Task to carry out ▸ Report every line of the records that includes the word "nstrip".

Records for the exercise ▸
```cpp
int lin_first_product(const bhg_mlp* m, const void* const* dir, const ChainMode& cm, const ChainPlan& pl, hipStream_t st, ChainState* cs) {
  const int L = m->L, Bp = m->Bp, B = m->B, K = m->dims[1], N = m->dims[2];
  const HoistPlan* hp = pl.hp;
  float* hbase = pl.hoist;
  const float* c = static_cast<const float*>(dir[3]);
  const float* Gf = hbase + hp->g_off[hp->gf[1]];
  BHG_REQUIRE(cm.first || cs->lin_nu > 0, "no update blocks for the linear first product");
  WskplArgs la{};
  WskpProb& q = la.a;
  q.Ap = cm.first ? cm.ws->Rhp[0] : hbase + hp->rh0rp_off;
  q.Bq = cm.ws->Wf[1]; q.RA = Bp; q.RB = N; q.K = K; q.B = B; q.nsplit = 1;
  q.mask = m->mask[1]; q.out = m->Rh[1]; q.outp = cm.ws->Rhp[1];
  q.znew = hbase + hp->z1_off[cm.kpar];
  if (cm.first) { q.addend = Gf; q.bias = c; }
  else {
    q.addend = hbase + hp->gr_off[hp->gf[1]]; q.addend2 = pl.gp1(cm.kpar ^ 1);
    q.bias = cm.fa + cm.starts[3]; q.bias2 = cs->lin_ps.h.p1_rd;
    q.zold = hbase + hp->z1_off[cm.kpar ^ 1];
    q.gran = cm.ws->gran;
  }
  const int rider_blocks = pl.gram_in_chain ? (Bp / 32) * (Bp / 32) : 0;
  wskp_tiling(&q, false);
  int na = (q.nfull * (q.RB / 32) + q.nstrip + 7) & ~7;
  if (dbg(DBG_wskp_ragged, 1) == 2 || (dbg(DBG_wskp_ragged, 1) == 1 && na + rider_blocks > chip_cus()) ||
      (!cm.first && cs->lin_ps.h.nub > 0)) {
    wskp_tiling(&q, true);
    na = (q.nfull * (q.RB / 32) + q.nstrip + 7) & ~7;
  }
  la.na = na;
  if (pl.gram_in_chain) {
    float* tnew = hbase + hp->tslab_off[1] + (size_t)cm.kpar * Bp * Bp;
    float* tnewp = pl.graw2 ? hbase + hp->tslabp_off[1] + (size_t)cm.kpar * Bp * Bp : nullptr;
    la.r0 = {cm.ws->hpk[1], q.Ap, tnew, tnewp, K, 0};
    la.r0_old = cm.first ? nullptr : hbase + hp->tslab_off[1] + (size_t)(cm.kpar ^ 1) * Bp * Bp;
  }
  la.nu = cm.first ? 0 : cs->lin_nu;
  const bool upd_next = !cm.first && L == 4 && dbg(DBG_lin_update_next, 1) != 0 && cs->lin_ps.h.nub == 0;
  if (upd_next) {
    la.ns = cs->lin_nu - cs->lin_ps.h.update_blocks;
    la.nt = na + rider_blocks;
  } else if (!cm.first && L > 4 && cs->lin_ps.h.nub == 0) {
    la.ns = cs->lin_nu - cs->lin_ps.h.update_blocks;
    la.nt = na + rider_blocks;
    la.upd_first = 1;
  } else
  if (!cm.first && dbg(DBG_lin_order, 0) != 0) {
    la.ns = cs->lin_nu - (cs->lin_ps.h.nub > 0 ? cs->lin_ps.h.nub : cs->lin_ps.h.update_blocks);
    la.nt = na + rider_blocks;
  }
  la.ps = cs->lin_ps;
  BHG_REQUIRE(cm.first || la.ns > 0 || cs->lin_ps.h.update_blocks <= 2 * chip_cus(),
              "update blocks ahead of the publisher would not all be resident: use the default order");
  const int grid = (upd_next ? la.ns : la.nu) + na + rider_blocks;
  cs->lin_update_pending = upd_next;
  BHG_REQUIRE(cm.first || cs->lin_U == 4, "the update blocks inside k_wskpl are built for four float4 per thread");
#ifdef BHG_AB
  if (la.ps.h.nub > 0) hipLaunchKernelGGL((k_wskpl<2, 4, true>), dim3(grid), dim3(64 * kWskpWaves), 0, st, la); else
#endif
  hipLaunchKernelGGL((k_wskpl<2, 4, false>), dim3(grid), dim3(64 * kWskpWaves), 0, st, la);
  ++g_lin_launches;
  if (cm.first)
    BHG_HIP_CHECK(hipMemcpyAsync(hbase + hp->rb0c_off, cm.fa + cm.starts[1], sizeof(float) * (size_t)m->dims[1],
                                 hipMemcpyDeviceToDevice, st));
  return BHG_OK;
}

int hoist_forward(const bhg_mlp* m, const void* const* dir, const ChainMode& cm, const ChainPlan& pl, hipStream_t st, int staged_mink,
                  ChainState* cs) {
  const int L = m->L, Bp = m->Bp, B = m->B;
  const HoistPlan* hp = pl.hp;
  float* hbase = pl.hoist;
  for (int l = 1; l + 1 < L; ++l) {
    const int K = m->dims[l], N = m->dims[l + 1];
    const float* c = static_cast<const float*>(dir[2 * l + 1]);
    const float* Gf = hbase + hp->g_off[hp->gf[l]];
    if (pl.packed) {
    if (pl.lin && l == 1) {
      if (int rc = lin_first_product(m, dir, cm, pl, st, cs)) return rc;
    } else {
      WskpBuilder wb;
      WskpProb q{};
      q.Ap = cm.ws->Rhp[l - 1]; q.Bq = cm.ws->Wf[l]; q.RA = Bp; q.RB = N; q.K = K; q.B = B; q.nsplit = 1;
      if (l == L - 2) {
        const int riders = (pl.gram_in_chain && l == 1) ? (Bp / 32) * (Bp / 32) : 0;
        const int tiles_l = (Bp / 32) * (N / 32);
        int sp = (chip_cus() - riders) / tiles_l;
        const int cap = pick_splits((N + pl.tn - 1) / pl.tn, K, 1);
        if (sp > cap) sp = cap;
        if (sp > K / 64) sp = K / 64;
        if (sp < 1) sp = 1;
        if (pl.head_j && cs->lin_update_pending) {
          cs->head_fuse = {nullptr, 0, Bp * N, c, m->mask[l], m->Rh[l], hbase + hp->gr_off[hp->gf[l]]};
          cs->fuse_head = true;
          cs->head_j = true;
          continue;
        }
        q.nsplit = sp; q.raw = 1; q.out = m->partial;
        cs->head_fuse = {m->partial, sp, Bp * N, c, m->mask[l], m->Rh[l], (pl.lin_head && !cm.first) ? hbase + hp->gr_off[hp->gf[l]] : Gf};
        cs->fuse_head = true;
      } else {
        q.bias = c; q.mask = m->mask[l]; q.addend = Gf; q.out = m->Rh[l]; q.outp = cm.ws->Rhp[l];
      }
      wb.add(q);
      if (pl.gram_in_chain && l == 1) {
        WskpProb t{};
        t.Ap = cm.ws->hpk[l]; t.Bq = cm.ws->Rhp[l - 1]; t.RA = Bp; t.RB = Bp; t.K = K; t.B = B;
        t.nsplit = 1; t.raw = 1; t.out = hbase + hp->tslab_off[l]; t.outp = pl.graw2 ? hbase + hp->tslabp_off[l] : nullptr;
        wb.add(t);
      }
      if (cs->lin_update_pending && wb.g.n == 1 && !pl.lin_head) {
        launch_wskpu(wb.g.p[0], cs->lin_ps, cs->lin_ps.h.update_blocks, st);
        cs->lin_update_pending = false;
      } else wb.launch(st);
    }
      if (pl.gram_in_chain && cm.first && l == 1) {
        WskpBuilder sb;
        for (int j = 0; j + 1 < L; ++j) {
          WskpProb u{};
          u.Ap = cm.ws->hpk[j]; u.Bq = cm.ws->hpk[j]; u.RA = Bp; u.RB = Bp; u.K = m->dims[j]; u.B = B; u.raw = 1;
          u.nsplit = 1;
          u.out = hbase + hp->s_off[j]; u.outp = hbase + hp->sp_off[j];
          if (!sb.add(u)) { sb.launch(st); sb.add(u); }
          if (j >= 1) {
            u.Ap = cm.ws->dpk[j]; u.Bq = cm.ws->dpk[j]; u.K = m->dims[j + 1]; u.out = hbase + hp->d_off[j]; u.outp = hbase + hp->dp_off[j];
            if (!sb.add(u)) { sb.launch(st); sb.add(u); }
          }
        }
        sb.launch(st);
        cs->sd_in_chain = true;
      }
      continue;
    }
    if (l == L - 2) {
      GemmArgs a{};
      a.pr[0] = {m->Rh[l - 1], m->W[l], K, K};
      a.pairs = 1; a.M = Bp; a.N = N; a.K = K;
      a.splits = pick_splits((N + pl.tn - 1) / pl.tn, K, 1);
      a.out = m->partial; a.ldo = N; a.out_rows = Bp;
      launch_gemm<LAYOUT_KC, LAYOUT_KC>(a, pl.tn, st);
      cs->head_fuse = {m->partial, a.splits, Bp * N, c, m->mask[l], m->Rh[l], Gf};
      cs->fuse_head = true;
    } else {
      WskArgs w{};
      w.pr[0] = {m->Rh[l - 1], m->W[l], K, K}; w.pairs = 1; w.M = Bp; w.N = N; w.K = K; w.B = B;
      w.bias = c; w.mask = m->mask[l]; w.out = m->Rh[l]; w.addend = Gf;
      launch_gemm_wsk<LAYOUT_KC>(w, st, K >= staged_mink);
    }
  }
  BHG_REQUIRE(!cs->lin_update_pending || pl.lin_head, "the update blocks found no launch to ride in");
  return BHG_OK;
}

int hoist_head(const bhg_mlp* m, const void* const* dir, const ChainMode& cm, const ChainPlan& pl, hipStream_t st, ChainState* cs) {
  const int L = m->L, Bp = m->Bp, B = m->B;
  if (cs->lin_update_pending && cs->head_j) {
    const int l = L - 1, K = m->dims[l], N = m->dims[l + 1];
    BHG_REQUIRE(cs->fuse_head && pl.cg && pl.packed && cm.ws->nT2j > 0 && !cm.rzx_acc, "k_headj was planned for a head it cannot run");
    HeadjLaunch a{};
    a.h = m->h[l]; a.W = m->W[l]; a.V = static_cast<const float*>(dir[2 * l]); a.cb = static_cast<const float*>(dir[2 * l + 1]);
    a.prob = m->prob; a.sd = m->sd; a.rd = m->Rd[l];
    a.K = K; a.C = N; a.B = B; a.rows = Bp;
    a.delta_top = (const float*)m->delta[l]; a.mask_prev = (const float*)m->mask[l - 1]; a.rd_prev = m->Rd[l - 1]; a.rd_prev_p = cm.ws->Rdp[l - 1];
    a.partT1 = cm.ws->partT1; a.rz_out = cm.ws->rz;
    a.bias2 = cs->head_fuse.bias; a.mask2 = cs->head_fuse.mask; a.addend = cs->head_fuse.addend;
    a.addend2 = pl.gp2(cm.kpar ^ 1); a.gran = cm.ws->gran;
    a.J = cm.ws->hj_J; a.Rh1 = m->Rh[l - 2]; a.K1 = m->dims[l - 1];
    a.Rh1p = cm.ws->Rhp[l - 2]; a.W2p = cm.ws->Wf[l - 1]; a.rh_out = m->Rh[l - 1];
    a.tile_shape = dbg(DBG_head_j_tile, kHeadjTile);
    const int nt = headj_tiles(Bp, K, a.tile_shape);
    if (nt <= B) { a.partT2 = cm.ws->partT2h; a.t2n = B; cs->head_j_nt = 0; }
    else { a.partT2 = cm.ws->partT2 + cm.ws->nT2; a.t2n = nt; cs->head_j_nt = nt; }
    a.ps = &cs->lin_ps; a.ps_bytes = sizeof(cs->lin_ps); a.nu = cs->lin_ps.h.update_blocks;
    if (int rc = launch_headj(a, st)) return rc;
    cs->lin_update_pending = false;
  } else if (cs->lin_update_pending) {
    const int l = L - 1, K = m->dims[l], N = m->dims[l + 1];
    BHG_REQUIRE(cs->fuse_head && pl.cg && pl.packed && N <= 12 && K <= 512, "k_headu was planned for a head it cannot run");
    HeaduArgs ha{};
    ha.Rh = (const float*)m->Rh[l - 1]; ha.h = m->h[l]; ha.W = m->W[l]; ha.V = static_cast<const float*>(dir[2 * l]);
    ha.cb = static_cast<const float*>(dir[2 * l + 1]); ha.prob = m->prob; ha.sd = m->sd; ha.rd = m->Rd[l];
    ha.K = K; ha.C = N; ha.B = B; ha.mode = HEAD_JVP;
    ha.delta_top = (const float*)m->delta[l]; ha.mask_prev = (const float*)m->mask[l - 1]; ha.rd_prev = m->Rd[l - 1];
    ha.fz = cs->head_fuse;
    ha.partT1 = cm.ws->partT1; ha.partT2h = cm.ws->partT2h; ha.rz_out = cm.ws->rz; ha.rzx_acc = cm.rzx_acc; ha.rzx_first = cm.first;
    ha.rows = Bp; ha.rd_prev_p = cm.ws->Rdp[l - 1];
    ha.addend2 = pl.gp2(cm.kpar ^ 1); ha.gran = cm.ws->gran;
    ha.nu = cs->lin_ps.h.update_blocks; ha.ps = cs->lin_ps; ha.head_first = dbg(DBG_headu_head_first, 1);
    hipLaunchKernelGGL(k_headu<4>, dim3(ha.nu + Bp), dim3(256), (size_t)K * sizeof(float), st, ha);
    cs->lin_update_pending = false;
  } else {
    const int l = L - 1, K = m->dims[l], N = m->dims[l + 1];
    launch_head_forward(st, Bp, (const float*)m->Rh[l - 1], m->h[l], m->W[l], static_cast<const float*>(dir[2 * l]),
                        static_cast<const float*>(dir[2 * l + 1]), m->prob, m->sd, m->Rd[l], K, N, B, HEAD_JVP, nullptr, nullptr,
                        (const float*)m->delta[l], (const float*)m->mask[l - 1], m->Rd[l - 1], &cs->head_fuse,
                        pl.cg ? cm.ws->partT1 : nullptr, pl.cg ? cm.ws->partT2h : nullptr, pl.cg ? cm.ws->rz : nullptr, cm.rzx_acc, cm.first,
                        pl.packed ? cm.ws->Rdp[l - 1] : nullptr);
  }
  return BHG_OK;
}

void hoist_backward(const bhg_mlp* m, const ChainMode& cm, const ChainPlan& pl, hipStream_t st, int staged_mink) {
  const int L = m->L, Bp = m->Bp, B = m->B;
  const HoistPlan* hp = pl.hp;
  float* hbase = pl.hoist;
  for (int l = L - 2; l >= 1; --l) {
    const int K = m->dims[l + 1], N = m->dims[l];
    if (pl.packed) {
      WskpBuilder wb;
      WskpProb q{};
      q.Ap = cm.ws->Rdp[l]; q.Bq = cm.ws->Wb[l]; q.RA = Bp; q.RB = N; q.K = K; q.B = B; q.nsplit = 1;
// ... 1277 lines not shown
```

Measured before the change: 776.0.

## Build head J in one fused kernel riding the Gram launch

Adds a dedicated J-build kernel that multiplies W3 by the mask on the fly inside an MFMA loop, replacing the separate pack step plus generic product. By default the J tiles and the rb0c copy are appended as extra blocks to the existing Gram (sd) launch, which removes two or three small launches and a device-to-device memcpy per hypergradient step. In exchange the fused kernel needs more LDS and registers, and the extra blocks may contend with the Gram blocks.

```diff
diff --git a/betty_amd/csrc/bhg_common.hpp b/betty_amd/csrc/bhg_common.hpp
--- a/betty_amd/csrc/bhg_common.hpp
+++ b/betty_amd/csrc/bhg_common.hpp
@@ -36,7 +36,7 @@
   X(mlp_hoist) X(hoist_wgs) X(proj_step_alone) X(mlp_no_side) X(mlp_no_fuse) X(mlp_no_outer_all) X(neumann_side)             \
   X(hoist_staged_mink) X(proj_alpha_alone) X(proj_small_alone) X(outer_order_by_work) X(outer_no_pre) X(outer_stagger)       \
   X(mlp_no_fused_solve) X(cg_eager_p) X(cg_x_every_iter) X(neumann_p_every_iter) X(head_no_prefetch) X(cg_spin_limit)        \
-  X(packed_chain) X(packed_depth) X(packed_gram) X(proj_max_ratio) X(proj_ws_cap_mb) X(alpha_in_hoist) X(graw_v2) X(wskp_ragged) X(pstep_v2) X(pstep_unroll) X(rnew_in_graw) X(graw_cols) X(lin_first) X(lin_prio) X(lin_nub) X(lin_order) X(lin_update_next) X(lin_withhold_beta) X(neumann_vnew) X(cg_rhs_direct) X(packed_prepare) X(lin_deep) X(graw_kloop) X(lin_update_in_head) X(xcd_pairs) X(headu_head_first) X(fx_ksplit) X(head_j) X(head_j_tile)
+  X(packed_chain) X(packed_depth) X(packed_gram) X(proj_max_ratio) X(proj_ws_cap_mb) X(alpha_in_hoist) X(graw_v2) X(wskp_ragged) X(pstep_v2) X(pstep_unroll) X(rnew_in_graw) X(graw_cols) X(lin_first) X(lin_prio) X(lin_nub) X(lin_order) X(lin_update_next) X(lin_withhold_beta) X(neumann_vnew) X(cg_rhs_direct) X(packed_prepare) X(lin_deep) X(graw_kloop) X(lin_update_in_head) X(xcd_pairs) X(headu_head_first) X(fx_ksplit) X(head_j) X(head_j_tile) X(head_j_build)
 enum DbgKey : int {
 #define BHG_DBG_ENUM(n) DBG_##n,
   BHG_DBG_KEYS(BHG_DBG_ENUM)
diff --git a/betty_amd/csrc/bhg_mlp.hip b/betty_amd/csrc/bhg_mlp.hip
--- a/betty_amd/csrc/bhg_mlp.hip
+++ b/betty_amd/csrc/bhg_mlp.hip
@@ -3,6 +3,7 @@
 
 #include "bhg_common.hpp"
 #include "bhg_mlp_headj.hpp"
+#include "bhg_mlp_jbuild.hpp"
 
 #ifdef BHG_STAMPS
 namespace bhg { __device__ unsigned long long* d_stamps = nullptr; }
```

Output for this task ▸
  int na = (q.nfull * (q.RB / 32) + q.nstrip + 7) & ~7;
    na = (q.nfull * (q.RB / 32) + q.nstrip + 7) & ~7;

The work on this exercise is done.